■ To do ■
Determine how many lines of the data include the word "remap", and write only that number.

■ Data for processing ■
===============
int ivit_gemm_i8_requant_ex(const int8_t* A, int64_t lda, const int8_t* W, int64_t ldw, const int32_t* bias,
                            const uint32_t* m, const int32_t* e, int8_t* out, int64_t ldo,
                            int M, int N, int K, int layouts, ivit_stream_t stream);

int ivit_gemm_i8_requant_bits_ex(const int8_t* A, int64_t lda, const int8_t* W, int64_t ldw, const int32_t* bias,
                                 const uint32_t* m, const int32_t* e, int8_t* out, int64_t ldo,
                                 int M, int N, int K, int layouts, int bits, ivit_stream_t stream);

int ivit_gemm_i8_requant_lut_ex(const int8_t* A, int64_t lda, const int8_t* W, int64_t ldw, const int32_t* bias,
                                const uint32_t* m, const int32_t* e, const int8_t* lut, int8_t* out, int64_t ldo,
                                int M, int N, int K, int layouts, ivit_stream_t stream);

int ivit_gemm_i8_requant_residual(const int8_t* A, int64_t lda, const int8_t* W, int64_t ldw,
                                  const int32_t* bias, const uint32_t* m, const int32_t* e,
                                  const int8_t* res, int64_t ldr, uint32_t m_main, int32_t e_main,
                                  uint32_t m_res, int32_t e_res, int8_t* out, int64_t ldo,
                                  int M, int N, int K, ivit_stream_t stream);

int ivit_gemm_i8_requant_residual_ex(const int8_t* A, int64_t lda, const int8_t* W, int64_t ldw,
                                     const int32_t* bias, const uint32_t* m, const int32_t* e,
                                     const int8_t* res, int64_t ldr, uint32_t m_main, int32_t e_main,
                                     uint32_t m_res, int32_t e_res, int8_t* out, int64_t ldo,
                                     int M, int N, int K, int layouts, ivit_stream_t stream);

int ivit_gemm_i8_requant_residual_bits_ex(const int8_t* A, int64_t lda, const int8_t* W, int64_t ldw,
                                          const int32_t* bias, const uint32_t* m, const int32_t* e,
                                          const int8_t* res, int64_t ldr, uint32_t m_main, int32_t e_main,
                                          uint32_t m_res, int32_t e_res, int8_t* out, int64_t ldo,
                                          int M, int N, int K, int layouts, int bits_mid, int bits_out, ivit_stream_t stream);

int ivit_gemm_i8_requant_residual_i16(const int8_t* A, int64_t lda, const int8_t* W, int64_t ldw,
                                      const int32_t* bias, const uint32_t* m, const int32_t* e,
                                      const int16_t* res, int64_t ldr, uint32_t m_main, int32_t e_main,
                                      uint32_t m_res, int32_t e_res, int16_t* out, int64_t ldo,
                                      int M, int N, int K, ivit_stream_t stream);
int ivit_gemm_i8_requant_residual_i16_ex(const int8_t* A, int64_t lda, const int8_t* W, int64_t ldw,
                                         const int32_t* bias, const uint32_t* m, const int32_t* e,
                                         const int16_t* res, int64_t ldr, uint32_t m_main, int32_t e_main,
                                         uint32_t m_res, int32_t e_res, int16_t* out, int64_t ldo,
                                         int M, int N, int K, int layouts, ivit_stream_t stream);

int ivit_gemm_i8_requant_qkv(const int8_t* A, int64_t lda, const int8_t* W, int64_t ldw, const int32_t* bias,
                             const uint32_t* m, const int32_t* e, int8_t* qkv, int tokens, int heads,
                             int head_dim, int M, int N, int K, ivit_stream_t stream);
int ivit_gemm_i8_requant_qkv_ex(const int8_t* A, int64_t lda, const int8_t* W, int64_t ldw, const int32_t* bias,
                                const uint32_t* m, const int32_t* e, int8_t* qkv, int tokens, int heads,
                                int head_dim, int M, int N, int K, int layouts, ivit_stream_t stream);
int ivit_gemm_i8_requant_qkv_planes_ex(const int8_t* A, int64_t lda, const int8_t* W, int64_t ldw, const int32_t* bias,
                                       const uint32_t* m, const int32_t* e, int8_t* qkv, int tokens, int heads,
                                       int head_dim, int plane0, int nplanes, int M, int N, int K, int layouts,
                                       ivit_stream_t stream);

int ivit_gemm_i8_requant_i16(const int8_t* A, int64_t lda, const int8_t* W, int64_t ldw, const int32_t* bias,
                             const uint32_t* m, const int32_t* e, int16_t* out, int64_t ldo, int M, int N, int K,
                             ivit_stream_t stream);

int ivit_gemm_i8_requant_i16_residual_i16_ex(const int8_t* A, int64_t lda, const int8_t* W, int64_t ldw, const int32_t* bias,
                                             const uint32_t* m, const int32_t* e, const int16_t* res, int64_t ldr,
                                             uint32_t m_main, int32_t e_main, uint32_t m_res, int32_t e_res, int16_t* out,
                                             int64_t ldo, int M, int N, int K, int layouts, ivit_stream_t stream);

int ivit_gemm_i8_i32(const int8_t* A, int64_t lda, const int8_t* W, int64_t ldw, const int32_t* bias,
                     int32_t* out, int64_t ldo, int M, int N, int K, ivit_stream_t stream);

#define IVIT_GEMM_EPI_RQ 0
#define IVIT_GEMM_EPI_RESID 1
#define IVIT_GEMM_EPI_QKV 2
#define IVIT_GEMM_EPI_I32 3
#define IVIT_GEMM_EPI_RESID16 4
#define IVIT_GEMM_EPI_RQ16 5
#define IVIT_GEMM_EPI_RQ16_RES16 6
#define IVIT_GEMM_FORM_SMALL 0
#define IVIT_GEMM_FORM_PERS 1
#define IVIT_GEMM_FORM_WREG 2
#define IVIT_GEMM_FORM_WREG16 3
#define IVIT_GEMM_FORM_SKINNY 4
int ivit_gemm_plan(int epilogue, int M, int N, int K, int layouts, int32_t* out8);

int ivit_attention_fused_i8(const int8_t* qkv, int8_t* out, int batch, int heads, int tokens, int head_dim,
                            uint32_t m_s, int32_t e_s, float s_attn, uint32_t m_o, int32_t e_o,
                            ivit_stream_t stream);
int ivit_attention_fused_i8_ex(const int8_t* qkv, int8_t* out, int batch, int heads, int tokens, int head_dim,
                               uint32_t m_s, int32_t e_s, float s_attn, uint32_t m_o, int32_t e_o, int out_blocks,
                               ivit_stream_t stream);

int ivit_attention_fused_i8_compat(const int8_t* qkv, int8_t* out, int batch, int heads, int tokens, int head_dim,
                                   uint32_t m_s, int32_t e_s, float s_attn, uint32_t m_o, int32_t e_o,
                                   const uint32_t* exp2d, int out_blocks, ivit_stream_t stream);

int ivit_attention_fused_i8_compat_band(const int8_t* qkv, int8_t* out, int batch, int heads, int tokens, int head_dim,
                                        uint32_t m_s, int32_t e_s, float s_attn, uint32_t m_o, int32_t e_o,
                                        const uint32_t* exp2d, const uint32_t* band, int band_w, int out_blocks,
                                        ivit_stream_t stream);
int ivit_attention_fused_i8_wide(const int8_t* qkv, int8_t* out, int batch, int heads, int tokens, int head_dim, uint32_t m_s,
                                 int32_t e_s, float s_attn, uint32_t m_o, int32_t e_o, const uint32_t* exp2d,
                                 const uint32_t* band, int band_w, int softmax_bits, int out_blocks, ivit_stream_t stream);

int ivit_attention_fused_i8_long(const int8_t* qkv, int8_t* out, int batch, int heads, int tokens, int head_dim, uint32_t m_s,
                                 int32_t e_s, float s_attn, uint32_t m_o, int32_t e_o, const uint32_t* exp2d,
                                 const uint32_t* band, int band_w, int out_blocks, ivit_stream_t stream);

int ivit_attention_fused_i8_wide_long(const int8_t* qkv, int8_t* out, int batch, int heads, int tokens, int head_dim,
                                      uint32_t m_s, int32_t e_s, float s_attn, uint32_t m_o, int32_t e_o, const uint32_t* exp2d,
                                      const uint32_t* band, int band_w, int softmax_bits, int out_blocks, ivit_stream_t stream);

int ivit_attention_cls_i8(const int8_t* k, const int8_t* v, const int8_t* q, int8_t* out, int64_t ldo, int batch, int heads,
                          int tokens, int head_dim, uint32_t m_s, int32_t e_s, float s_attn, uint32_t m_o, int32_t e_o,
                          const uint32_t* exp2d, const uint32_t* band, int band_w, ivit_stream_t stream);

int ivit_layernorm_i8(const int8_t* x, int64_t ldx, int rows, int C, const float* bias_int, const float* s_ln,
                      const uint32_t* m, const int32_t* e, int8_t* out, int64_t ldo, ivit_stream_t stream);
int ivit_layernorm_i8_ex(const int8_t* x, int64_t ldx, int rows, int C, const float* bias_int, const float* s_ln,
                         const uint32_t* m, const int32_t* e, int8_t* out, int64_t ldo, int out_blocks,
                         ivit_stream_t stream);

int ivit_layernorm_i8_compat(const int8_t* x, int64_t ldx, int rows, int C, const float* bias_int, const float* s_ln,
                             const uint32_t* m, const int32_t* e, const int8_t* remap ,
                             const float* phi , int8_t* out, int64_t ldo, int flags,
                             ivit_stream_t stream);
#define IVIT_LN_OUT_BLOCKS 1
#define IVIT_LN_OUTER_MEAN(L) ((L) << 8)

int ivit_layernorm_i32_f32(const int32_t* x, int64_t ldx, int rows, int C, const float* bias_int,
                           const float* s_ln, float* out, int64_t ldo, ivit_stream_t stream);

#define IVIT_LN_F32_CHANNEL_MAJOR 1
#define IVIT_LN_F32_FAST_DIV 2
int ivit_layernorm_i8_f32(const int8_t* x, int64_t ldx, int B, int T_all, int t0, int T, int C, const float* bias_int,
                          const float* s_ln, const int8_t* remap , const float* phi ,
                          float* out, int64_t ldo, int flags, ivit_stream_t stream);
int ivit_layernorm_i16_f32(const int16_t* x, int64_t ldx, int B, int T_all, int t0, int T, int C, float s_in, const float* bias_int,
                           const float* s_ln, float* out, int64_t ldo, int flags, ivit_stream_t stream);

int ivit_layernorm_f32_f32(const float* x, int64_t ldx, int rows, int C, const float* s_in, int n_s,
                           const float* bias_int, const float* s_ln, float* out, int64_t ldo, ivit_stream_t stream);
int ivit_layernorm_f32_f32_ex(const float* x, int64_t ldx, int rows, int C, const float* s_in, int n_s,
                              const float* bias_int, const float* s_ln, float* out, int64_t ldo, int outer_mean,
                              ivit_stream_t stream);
===============
■ Written solution ■
2